Rhoda Barbara Gemignani (née Cohan; born October 21, 1940) is an American actress, best known for her recurring role as Mrs. Carmela Rossini in the American television sitcom Who's the Boss?. 

She appeared frequently on television between the 1970s to 2000s, primarily acting in comedic shows. In addition to portraying Mrs. Rossini, Gemignani had recurring roles on The Bob Newhart Show and Just Shoot Me!.

Outside of comedy, she made guest appearances in Police Woman, Kojak, The Twilight Zone, Hill Street Blues, Walker, Texas Ranger and many others. She appeared in the films Ghostbusters (1984), Three Fugitives (1989), and The Man Who Wasn't There (2001).

Career
Starting in the 1970s, Gemignani began appearing on several sitcoms, typically in small roles. Her work in this genre includes Diff'rent Strokes, The Jeffersons, Friends, Seinfeld and  The Mary Tyler Moore Show. On Full House, she originated the role of Jesse Katsopolis' mother, Irene, before being replaced by Yvonne Wilder. She had a recurring role as Mrs. Rossini in long running sitcom Who's the Boss? (1984−92), appearing across all eight of the show's seasons.

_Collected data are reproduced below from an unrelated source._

@@ -971,17 +1044,23 @@
 #undef VT
 }
 
-template <int WAVES = 1>
+#ifndef VALUE_UNION_SPLIT_BITS
+#define VALUE_UNION_SPLIT_BITS 16
+#endif
+__device__ __forceinline__ double uniform_double(double x) {
+    return __hiloint2double(__builtin_amdgcn_readfirstlane(__double2hiint(x)), __builtin_amdgcn_readfirstlane(__double2loint(x)));
+}
+template <int WAVES = 1, bool HOIST = true>
 __global__ void __launch_bounds__(64 * WAVES)
 value_union_kernel(const DevPatch *__restrict__ patches, const double *__restrict__ coefs,
                    const SrcImg *__restrict__ srcimg, const Comp *__restrict__ comps, const int64_t *__restrict__ val_off,
-                   const int4 *__restrict__ items, const int32_t *__restrict__ px_off, int NC, double2 *__restrict__ val) {
+                   const int4 *__restrict__ items, const uint32_t *__restrict__ px, int NC, double2 *__restrict__ val) {
     __shared__ double etab[64];
     const int4 it = items[blockIdx.x];
     const int sn = it.x, count = it.z;
-    const int32_t *__restrict__ po = px_off + it.y;
+    const uint32_t *__restrict__ po = px + it.y;
     const int lane = threadIdx.x & 63;
-    int o0 = 0, o1 = 0, o2 = 0, o3 = 0;
+    uint32_t o0 = 0, o1 = 0, o2 = 0, o3 = 0;
     if constexpr (WAVES == 1) {
         if (lane < count) o0 = po[lane];
         if (lane + 64 < count) o1 = po[lane + 64];
@@ -1001,16 +1080,45 @@
     const double *__restrict__ coef = coefs + (size_t)(CELESTE_MUTANT == 3 ? 0 : P.stamp) * (CEL_COEF * CEL_COEF);
     const double sh0 = 26.0 - si.m1, sw0 = 26.0 - si.m2;
     const int H2 = P.H2;
-    const float rH2 = 1.0f / (float)H2;
     double2 *__restrict__ out = val + val_off[sn];
+    constexpr uint32_t CMASK = (1u << VALUE_UNION_SPLIT_BITS) - 1;
+    auto plain = [&](uint32_t q) {
+        int ch = (int)(q & CMASK), cw = (int)(q >> VALUE_UNION_SPLIT_BITS);
+        if constexpr (!HOIST) divmod_small(ch + H2 * cw, H2, 1.0f / (float)H2, cw, ch);
+        value_pixel<false, double>(P, si, tc, NC, coef, etab, sh0, sw0, P.off_h + ch, P.off_w + cw, out);
+    };
     if constexpr (WAVES == 1) {
+        double fx0 = 0, fy0 = 0, wx0[4] = {0, 0, 0, 0}, wy0[4] = {0, 0, 0, 0};
+        if constexpr (HOIST) {
+            const uint32_t q = po[0];
+            int i0;
+            star_cell((double)(P.off_h + (int)(q & CMASK) + 1) + sh0, i0, fx0);
+            star_cell((double)(P.off_w + (int)(q >> VALUE_UNION_SPLIT_BITS) + 1) + sw0, i0, fy0);
+            bspline_w(fx0, wx0); bspline_w(fy0, wy0);
+            fx0 = uniform_double(fx0); fy0 = uniform_double(fy0);
+#pragma unroll
+            for (int b = 0; b < 4; ++b) { wx0[b] = uniform_double(wx0[b]); wy0[b] = uniform_double(wy0[b]); }
+        }
         for (int base = 0;;) {
             const int n = min(count - base, 256);
             for (int p = lane; p < n; p += 64) {
-                int cw, ch;
-                divmod_small(o0, H2, rH2, cw, ch);
+                const uint32_t q = o0;
                 o0 = o1; o1 = o2; o2 = o3;
-                value_pixel<false, double>(P, si, tc, NC, coef, etab, sh0, sw0, P.off_h + ch, P.off_w + cw, out);
+                if constexpr (HOIST) {
+                    const int ch = (int)(q & CMASK), cw = (int)(q >> VALUE_UNION_SPLIT_BITS);
+                    const double hh = (double)(P.off_h + ch + 1), ww = (double)(P.off_w + cw + 1);
+                    int ix, iy;
+                    double fx, fy;
+                    star_cell(hh + sh0, ix, fx); star_cell(ww + sw0, iy, fy);
+                    if (__builtin_amdgcn_ballot_w64(fx != fx0 || fy != fy0) != 0) { plain(q); continue; }
+                    const double y = star_spline(coef + (ix - 1) + CEL_COEF * (iy - 1), wx0, wy0);
+                    const double f0 = star_softplus(y, etab);
+                    const double f1 = galaxy_value(tc, NC, hh - si.m1, ww - si.m2, etab);
+                    const double En = si.c0 * f0 + si.c1 * f1;
+                    const double E2n = si.q0 * (f0 * f0) + si.q1 * (f1 * f1);
+                    const double var = E2n - En * En;
+                    out[(uint32_t)(ch + H2 * cw)] = make_double2(En, var);
+                } else plain(q);
             }
             base += 256;
             if (base >= count) break;
@@ -1018,11 +1126,7 @@
             o0 = i < count ? po[i] : 0; o1 = i + 64 < count ? po[i + 64] : 0;
             o2 = i + 128 < count ? po[i + 128] : 0; o3 = i + 192 < count ? po[i + 192] : 0;
         }
-    } else if ((int)threadIdx.x < count) {
-        int cw, ch;
-        divmod_small(o0, H2, rH2, cw, ch);
-        value_pixel<false, double>(P, si, tc, NC, coef, etab, sh0, sw0, P.off_h + ch, P.off_w + cw, out);
-    }
+    } else if ((int)threadIdx.x < count) plain(o0);
 }
 
 template <typename S>
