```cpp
int mm_conv1d_dgrad_bn_reduce(const void* dy, const void* w_dgrad, int B, int T, int Cin, int Cout, int taps, int pad,
                              void* dx_bf16, const float* y_below, const float* out4_below, float* sums_below, int act,
                              int pool, int drop_first, float drop_p, uint32_t seed, const uint32_t* seed_epoch,
                              hipStream_t st) {
    MM_REQUIRE(dy && w_dgrad && dx_bf16 && y_below && out4_below && sums_below, "conv1d_dgrad_bn_reduce: null");
    MM_REQUIRE(B > 0 && T > 0 && Cout > 0 && taps >= 1 && taps <= 9 && pad >= 0 && pad < taps, "conv1d_dgrad_bn_reduce: bad dims");
    MM_REQUIRE(Cin > 0 && Cin % 16 == 0 && Cout % 4 == 0, "conv1d_dgrad_bn_reduce: Cin=%d (x16) Cout=%d (x4)", Cin, Cout);
    MM_REQUIRE(taps > 1 || Cout <= 64, "conv1d_dgrad_bn_reduce: the fused reduce runs on the 64 x 64 tile (taps > 1 or Cout <= 64)");
    MM_REQUIRE(pool == 1 || pool == 2, "conv1d_dgrad_bn_reduce: pool=%d", pool);
    MM_REQUIRE(drop_p >= 0.f && drop_p < 1.f, "conv1d_dgrad_bn_reduce: drop_p");
    MM_REQUIRE((size_t)B * T * pool * Cout < (1ull << 32), "conv1d_dgrad_bn_reduce: 32-bit dropout indices");
    ConvArgs a;
    a.x = (const bf16*)dy; a.w = (const bf16*)w_dgrad;
    a.B = B; a.T = T; a.Cin = Cin; a.Cout = Cout; a.taps = taps; a.pad = pad;
    a.e.scale = nullptr; a.e.shift = nullptr; a.e.residual = nullptr; a.e.pe = nullptr; a.e.stats = nullptr;
    a.e.out_f32 = nullptr; a.e.out_bf16 = (bf16*)dx_bf16; a.e.out_pre = nullptr;
    a.e.act = 0; a.e.pool = 1;
    a.e.drop_thresh = 0u; a.e.drop_seed = 0u; a.e.drop_epoch = nullptr; a.e.drop_inv_keep = 1.f;
    a.e.gradz = nullptr; a.e.gradz_act = 0;
    a.e.ln_x = nullptr; a.e.ln_stat = nullptr; a.e.ln_gamma = nullptr; a.e.ln_dgb = nullptr;
    a.e.pool_out = nullptr; a.e.pool_rows = 0; a.e.pool_scale = 0.f;
    a.e.lnf_out = nullptr; a.e.lnf_stat = nullptr; a.e.lnf_gamma = nullptr; a.e.lnf_beta = nullptr; a.e.lnf_eps = 0.f;
    a.e.bn.y = y_below; a.e.bn.out4 = out4_below; a.e.bn.sums = sums_below;
    a.e.bn.act = act; a.e.bn.pool = pool; a.e.bn.drop_first = drop_first;
    a.e.bn.thresh = drop_p > 0.f ? (uint32_t)((double)drop_p * 4294967296.0) : 0u;
    a.e.bn.seed = seed; a.e.bn.inv_keep = drop_p > 0.f ? 1.f / (1.f - drop_p) : 1.f;
    a.e.bn.epoch = seed_epoch;
    return conv1d_dispatch(a, st);
}

static int linear128_fwd(const void* x, const void* w, int M, int K, const float* bias, const float* residual,
                         float* out_f32, float drop_p, uint32_t seed, const uint32_t* seed_epoch, float* pool_out,
                         int rows_per_group, const float* ln_gamma, const float* ln_beta, float ln_eps, void* ln_out,
                         float* ln_stat, hipStream_t st, const void* w2 = nullptr, const float* bias2 = nullptr, int n2 = 0,
                         void* out2 = nullptr, int act2 = 0, float drop2_p = 0.f, uint32_t seed2 = 0, void* pre2 = nullptr) {
    MM_REQUIRE(x && w && out_f32 && M > 0 && M % 32 == 0 && K > 0 && K % 16 == 0, "linear128_fwd: M=%d (x32) K=%d (x16)", M, K);
    MM_REQUIRE(drop_p >= 0.f && drop_p < 1.f, "linear128_fwd: drop_p");
    MM_REQUIRE(!pool_out || (rows_per_group > 0 && rows_per_group % 32 == 0 && M % rows_per_group == 0),
               "linear128_fwd: rows_per_group=%d must be a multiple of 32 dividing M=%d", rows_per_group, M);
    MM_REQUIRE(!ln_out || (ln_gamma && ln_beta), "linear128_fwd: LayerNorm parameters");
    ConvArgs a;
    a.x = (const bf16*)x; a.w = (const bf16*)w;
    a.B = 1; a.T = M; a.Cin = K; a.Cout = 128; a.taps = 1; a.pad = 0;
    a.e.scale = nullptr; a.e.shift = bias; a.e.residual = residual; a.e.pe = nullptr; a.e.stats = nullptr;
    a.e.out_f32 = out_f32; a.e.out_bf16 = nullptr; a.e.out_pre = nullptr;
    a.e.act = 0; a.e.pool = 1;
    a.e.drop_thresh = drop_p > 0.f ? (uint32_t)((double)drop_p * 4294967296.0) : 0u;
    a.e.drop_seed = seed; a.e.drop_epoch = seed_epoch;
    a.e.drop_inv_keep = drop_p > 0.f ? 1.0f / (1.0f - drop_p) : 1.f;
    a.e.gradz = nullptr; a.e.gradz_act = 0;
    a.e.ln_x = nullptr; a.e.ln_stat = nullptr; a.e.ln_gamma = nullptr; a.e.ln_dgb = nullptr;
    a.e.pool_out = pool_out; a.e.pool_rows = pool_out ? rows_per_group : 0;
    a.e.pool_scale = pool_out ? 1.f / (float)rows_per_group : 0.f;
    a.e.lnf_out = (bf16*)ln_out; a.e.lnf_stat = ln_stat; a.e.lnf_gamma = ln_gamma; a.e.lnf_beta = ln_beta; a.e.lnf_eps = ln_eps;
    if (w2) {
        MM_REQUIRE(ln_out && out2 && n2 > 0 && n2 % 128 == 0, "linear128_fwd: the second GEMM needs the LayerNorm rows, an output and n2 %% 128 == 0 (n2=%d)", n2);
        MM_REQUIRE(drop2_p >= 0.f && drop2_p < 1.f && (size_t)M * n2 < (1ull << 32), "linear128_fwd: second GEMM dropout / 32-bit indices");
        a.e.w2 = (const bf16*)w2; a.e.bias2 = bias2; a.e.n2 = n2; a.e.out2 = (bf16*)out2;
        a.e.act2 = act2; a.e.pre2 = (bf16*)pre2;
        a.e.thresh2 = drop2_p > 0.f ? (uint32_t)((double)drop2_p * 4294967296.0) : 0u;
        a.e.seed2 = seed2; a.e.inv_keep2 = drop2_p > 0.f ? 1.0f / (1.0f - drop2_p) : 1.f;
// ... 338 lines not shown
```

multimodal_eeg_fmri_amd/ops.py:

```python
from __future__ import annotations

import math
import os
import weakref
from typing import Dict, List, Optional, Tuple

import torch

from . import _hip

ACT = {"none": 0, "gelu": 1, "relu": 2, "tanh": 3, "sigmoid": 4}
_BF = torch.bfloat16
_F32 = torch.float32


def _need_gpu(*tensors):
    for t in tensors:
        if t is not None and not t.is_cuda:
            raise _hip.HipLibraryError(
                "multimodal_eeg_fmri_amd runs on the MI355X HIP path only: got a CPU tensor "
                "(no CPU / eager-PyTorch fallback is provided)")
    _hip.load()


# ... 350 lines not shown


ATTN_HEAD_DIMS = tuple(range(16, 65, 8))


def attn_entry(d_model: int, nhead: int, which: str) -> str:
    dh = d_model // nhead if nhead > 0 else 0
    if nhead <= 0 or d_model % nhead or dh not in ATTN_HEAD_DIMS:
        raise ValueError(f"self-attention: (d_model, nhead) = ({d_model}, {nhead}) gives a head dim the kernels do not run; "
                         f"supported head dims: {', '.join(map(str, ATTN_HEAD_DIMS))}")
    return f"mm_attn_{which}" if dh == 32 else f"mm_attn_{which}_hd"


def attn_mask_per_head(mask, B: int, nhead: int, L: int) -> int:
    if mask is None or mask.dim() == 2:
        return 0
    if tuple(mask.shape) != (B * nhead, L, L):
        raise ValueError(f"attn_mask: the 3-D form must be (batch * heads, L, L) = ({B * nhead}, {L}, {L}), got {tuple(mask.shape)}")
    return 1


def additive_attn_mask(mask, L: int, like: torch.Tensor):
    if mask is None:
        return None
    if mask.dim() not in (2, 3) or tuple(mask.shape[-2:]) != (L, L):
        raise ValueError(f"attn_mask: expected (L, L) or (batch * heads, L, L) with L = {L}, got {tuple(mask.shape)}")
    if mask.dtype == torch.bool:
        m = torch.zeros(tuple(mask.shape), dtype=_F32, device=like.device)
        m.masked_fill_(mask.to(like.device), float("-inf"))
        return m
    return mask.to(device=like.device, dtype=_F32).contiguous()


def conv_bn_act(xb: torch.Tensor, conv, bn, *, act="gelu", pool=1, training=False, drop_p=0.0,
                drop_first=True, pe=None, pe_drop_p=0.0, want_f32=False, want_bf16=True, need_dgrad=False,
                save=None, next_norm=None):
    save = training if save is None else save
    k = conv.kernel_size[0]
    pad = conv.padding[0]
    cout = conv.out_channels
    wf, _, cinp, _ = weights.get(conv.weight, need_dgrad)
    assert xb.shape[2] == cinp, (xb.shape, cinp)
    B, T, _ = xb.shape
    if not save:
        out4 = bn_fold_eval(bn, conv.bias)
        r = igemm(xb, wf, k, pad, cout, scale=out4[0], shift=out4[1], act=act, pe=pe, pool=pool,
                  out_f32=want_f32, out_bf16=want_bf16)
        return r, None
    stats = _zeros((REPL, 2, cout), xb) if training else None
    y = igemm(xb, wf, k, pad, cout, shift=conv.bias, stats=stats, out_f32=True, out_bf16=False)["f32"]
    fold = training and act == "gelu" and cout <= 256 and isinstance(bn.running_mean, torch.Tensor)
    fin = None
    if fold:
        fin, out4 = bn_fin_desc(bn, stats, B * T)
    else:
        out4 = bn_finalize_train(bn, stats, B * T) if training else bn_fold_eval(bn, None)
    if not training:
        drop_p = pe_drop_p = 0.0
    seed = _next_seed() if drop_p > 0 else 0
    seed2 = _next_seed() if pe_drop_p > 0 else 0
    of = _empty((B, T // pool, cout), _F32, xb) if want_f32 else None
    ob = _empty((B, T // pool, cout), _BF, xb) if want_bf16 else None
    prenorm = None
    if next_norm is not None and cout == 128 and pool == 1 and want_f32 and not want_bf16 and drop_first \
            and tuple(next_norm.normalized_shape) == (128,):
        hn = _empty((B * T, cout), _BF, xb)
        stn = _empty((B * T, 2), _F32, xb)
        if fold:
            import ctypes
            _hip.call("mm_bn_act_fwd_ln_fin", y, ctypes.addressof(fin), pe, of, B, T, ACT[act], float(drop_p), seed,
                      float(pe_drop_p), seed2, EP(), next_norm.weight, next_norm.bias, float(next_norm.eps), hn, stn)
        else:
            _hip.call("mm_bn_act_fwd_ln", y, out4[0], out4[1], pe, of, B, T, ACT[act], float(drop_p), seed,
                      float(pe_drop_p), seed2, EP(), next_norm.weight, next_norm.bias, float(next_norm.eps), hn, stn)
        prenorm = (hn, stn)
    elif fold:
        import ctypes
        _hip.call("mm_bn_act_fwd_fin", y, ctypes.addressof(fin), pe, ob, of, B, T, cout, ACT[act], pool,
                  1 if drop_first else 0, float(drop_p), seed, float(pe_drop_p), seed2, EP())
    else:
        _hip.call("mm_bn_act_fwd", y, out4[0], out4[1], pe, ob, of, B, T, cout, ACT[act], pool,
                  1 if drop_first else 0, float(drop_p), seed, float(pe_drop_p), seed2, EP())
    saved = dict(xb=xb, y=y, out4=out4, act=act, pool=pool, drop_p=drop_p, seed=seed,
                 drop2=(float(pe_drop_p), seed2), drop_first=drop_first, conv=conv, bn=bn, train=training)
    return {"f32": of, "bf16": ob, "pre": None, "prenorm": prenorm}, saved
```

In film, Gemignani appeared as a real estate agent in Ghostbusters (1984) and played the role of Costanza in The Man Who Wasn't There (2001). As a theater actress, Gemignani portrayed Cleopatra in play Caesar and Cleopatra, Titania in William Shakespeare's comedy A Midsummer Night's Dream, and Golde in a production of musical Fiddler on the Roof.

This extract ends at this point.